The lobby of the Historic Summit Inn was quite striking and a great place to relax after a long day of sightseeing.

To book your stay at the Historic Summit Inn in Farmington, Pennsylvania, check out the hotel on Hotels.com (affiliate link), or for more information, check out their website. You can also read real visitor reviews of the hotel on Trip Advisor (affiliate link).

Note: My stay at the Historic Summit Inn was hosted by the hotel. However, the opinions expressed in the article are my own.

See map below for other area attractions.

AUTHOR - Jim Cheney

Jim Cheney is the creator of UncoveringPA.com. Based in the state capital of Harrisburg, Jim frequently travels around Pennsylvania and has visited all 67 counties in the state. Jim has also traveled to more than 30 different countries around the world.

4 Comments

  • Ben Dinkel

    If you think this was nice, you should check out Nemacolin just down route 40.

    • Jim Cheney

      I’ve heard good things about Nemacolin. Hopefully I can check it out the next time I’m in the area.

  • Aaron Sworden

    Jim,
    In 2009 my wife and I had our wedding reception in the main ballroom at the hotel and of our near 300 guests we occupied nearly every room in the hotel.
    The grand historic nature of the building is amazing! However I do agree with you that there is a significant updating that is needed to room decor etc.

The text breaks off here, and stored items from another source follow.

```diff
diff --git a/victor_amd/csrc/vk_kernel_fast.h b/victor_amd/csrc/vk_kernel_fast.h
--- a/victor_amd/csrc/vk_kernel_fast.h
+++ b/victor_amd/csrc/vk_kernel_fast.h
@@ -34,6 +34,17 @@
 __device__ __forceinline__ double vmax_f64(double a, double b) {
   double r;
   asm("v_max_f64 %0, %1, %2" : "=v"(r) : "v"(a), "v"(b));
+  return r;
+}
+
+__device__ __forceinline__ double vmin_f64_s(double a, double b) {
+  double r;
+  asm("v_min_f64 %0, %1, %2" : "=v"(r) : "v"(a), "s"(b));
+  return r;
+}
+__device__ __forceinline__ double vmax_f64_s(double a, double b) {
+  double r;
+  asm("v_max_f64 %0, %1, %2" : "=v"(r) : "v"(a), "s"(b));
   return r;
 }
 
@@ -92,6 +103,11 @@
   const double spn = fmax(fabs(s_par) - xi_max, 0.0);
   return (fma(spn, spn, sperp2) >= fc.rlo2) && (fma(spx, spx, sperp2) < fc.rhi2);
 }
+__device__ __forceinline__ bool cell_in_table(double rlo2, double rhi2, double s_par, double sperp2, double xi_max) {
+  const double spx = fabs(s_par) + xi_max;
+  const double spn = fmax(fabs(s_par) - xi_max, 0.0);
+  return (fma(spn, spn, sperp2) >= rlo2) && (fma(spx, spx, sperp2) < rhi2);
+}
 
 template <int NLR, int EXPT = 0>
 __device__ __forceinline__ void stage_uni_records(const TheoryArgs& a, double* lds) {
@@ -240,7 +256,7 @@
   constexpr int stride = uni_stride(NLR);
   constexpr int roff = recs_off<EXPT>();
   if (GRID == 0) {
-    const double t = CL ? vmin_f64(vmax_f64(x, fc.t_lo), fc.n_eps) : x;
+    const double t = CL == 2 ? vmin_f64_s(vmax_f64_s(x, fc.t_lo), fc.n_eps) : (CL ? vmin_f64(vmax_f64(x, fc.t_lo), fc.n_eps) : x);
     tq = __builtin_amdgcn_fract(t);
     qi = (int)t;
     return lds_at(lds + roff, __mul24(qi, stride * 8));
@@ -279,10 +295,11 @@
   return fma(acc, du, cubic_b128(c, dm));
 }
 
+struct UniHead { double SV, ynum, xi1; };
+
 template <int NLR, int GRID, int FD, int PV = 0, int CL = 1, int EXPT = 0, int SVA = 0>
-__device__ __forceinline__ double uni_point(const double* __restrict__ lds, const FastConsts& fc, double AVh,
-                                            double num, double sperp2, double xk, double fa, double sperp2x,
-                                            unsigned lane_off, double& inv_sv) {
+__device__ __forceinline__ UniHead uni_point_head(const double* __restrict__ lds, const FastConsts& fc, double AVh,
+                                                  double num, double sperp2, double xk, double fa, double sperp2x) {
   const double X = fma(num, num, sperp2);
   const double yy = vkm::rsqrt_nr_x2(X);
   const double mu2 = num * yy;
@@ -299,7 +316,7 @@
     const double Xx = fma(rp, rp, sperp2x);
     const double yyx = vkm::rsqrt_nr_x2(Xx);
     mu_x = rp * yyx;
-    rec = locate<NLR, GRID, 1, EXPT>(lds, fc, GRID == 0 ? fma(Xx, yyx, fc.off) : Xx * yyx, tq, qi);
+    rec = locate<NLR, GRID, CL == 2 ? 2 : 1, EXPT>(lds, fc, GRID == 0 ? fma(Xx, yyx, fc.off) : Xx * yyx, tq, qi);
   }
   double xi1 = cubic_b128(rec + 8, tq);
   if (NLR > 1) {
@@ -310,9 +327,26 @@
       xi1 = fma(fma(cubic_b128(rec + 16, tq), m2, cubic_b128(rec + 12, tq)), m2, xi1);
     }
   }
-  inv_sv = vkm::recip_nr(SV);
-  const double e = vkm::exp_gauss<EXPT>(ynum, inv_sv, lds + kEtabOff, lane_off);
-  return e * xi1;
+  UniHead h;
+  h.SV = SV;
+  h.ynum = ynum;
+  h.xi1 = xi1;
+  return h;
+}
+
+template <int EXPT = 0>
+__device__ __forceinline__ double uni_point_tail(const double* __restrict__ lds, const UniHead& h, double inv_sv, unsigned lane_off) {
+  const double e = vkm::exp_gauss<EXPT>(h.ynum, inv_sv, lds + kEtabOff, lane_off);
+  return e * h.xi1;
+}
+
+template <int NLR, int GRID, int FD, int PV = 0, int CL = 1, int EXPT = 0, int SVA = 0>
+__device__ __forceinline__ double uni_point(const double* __restrict__ lds, const FastConsts& fc, double AVh,
+                                            double num, double sperp2, double xk, double fa, double sperp2x,
+                                            unsigned lane_off, double& inv_sv) {
+  const UniHead h = uni_point_head<NLR, GRID, FD, PV, CL, EXPT, SVA>(lds, fc, AVh, num, sperp2, xk, fa, sperp2x);
+  inv_sv = vkm::recip_nr(h.SV);
+  return uni_point_tail<EXPT>(lds, h, inv_sv, lane_off);
 }
 
 template <int NLR, int GRID>
```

    One thing that I’m aware of is that the hotel energy bills are extremely high due to the dated construction and the lack of insulation in th building. They actually close in the winter (which is odd because Marcellus’s Shale boom has required dozens of new hotels along toll43 while this one sits vacant 4 months out of the year.

    It’s going to take 10-15 million dollars to preserve the historic aspects of the building and bring the building up to that expected 5 star level while addressing HVAC and other mechanical plumbing and electrical needs of the building. Insulation alone will run near a million dollars.

    I don’t believe the current owners have this kind of cash.

    All that said though… My wedding kicked ass! After a ceremony at Ohiopyle Falls we rocked it there for the night! The sunset was a beauty and our guests enjoyed themselves!

    • Jim Cheney

      It does seem like a great place for a wedding. I hope they can figure out the issues and get the building full restored. It’s a special place for sure and would be even better if the rooms matched the quality of the hotel’s public spaces. Thanks for sharing.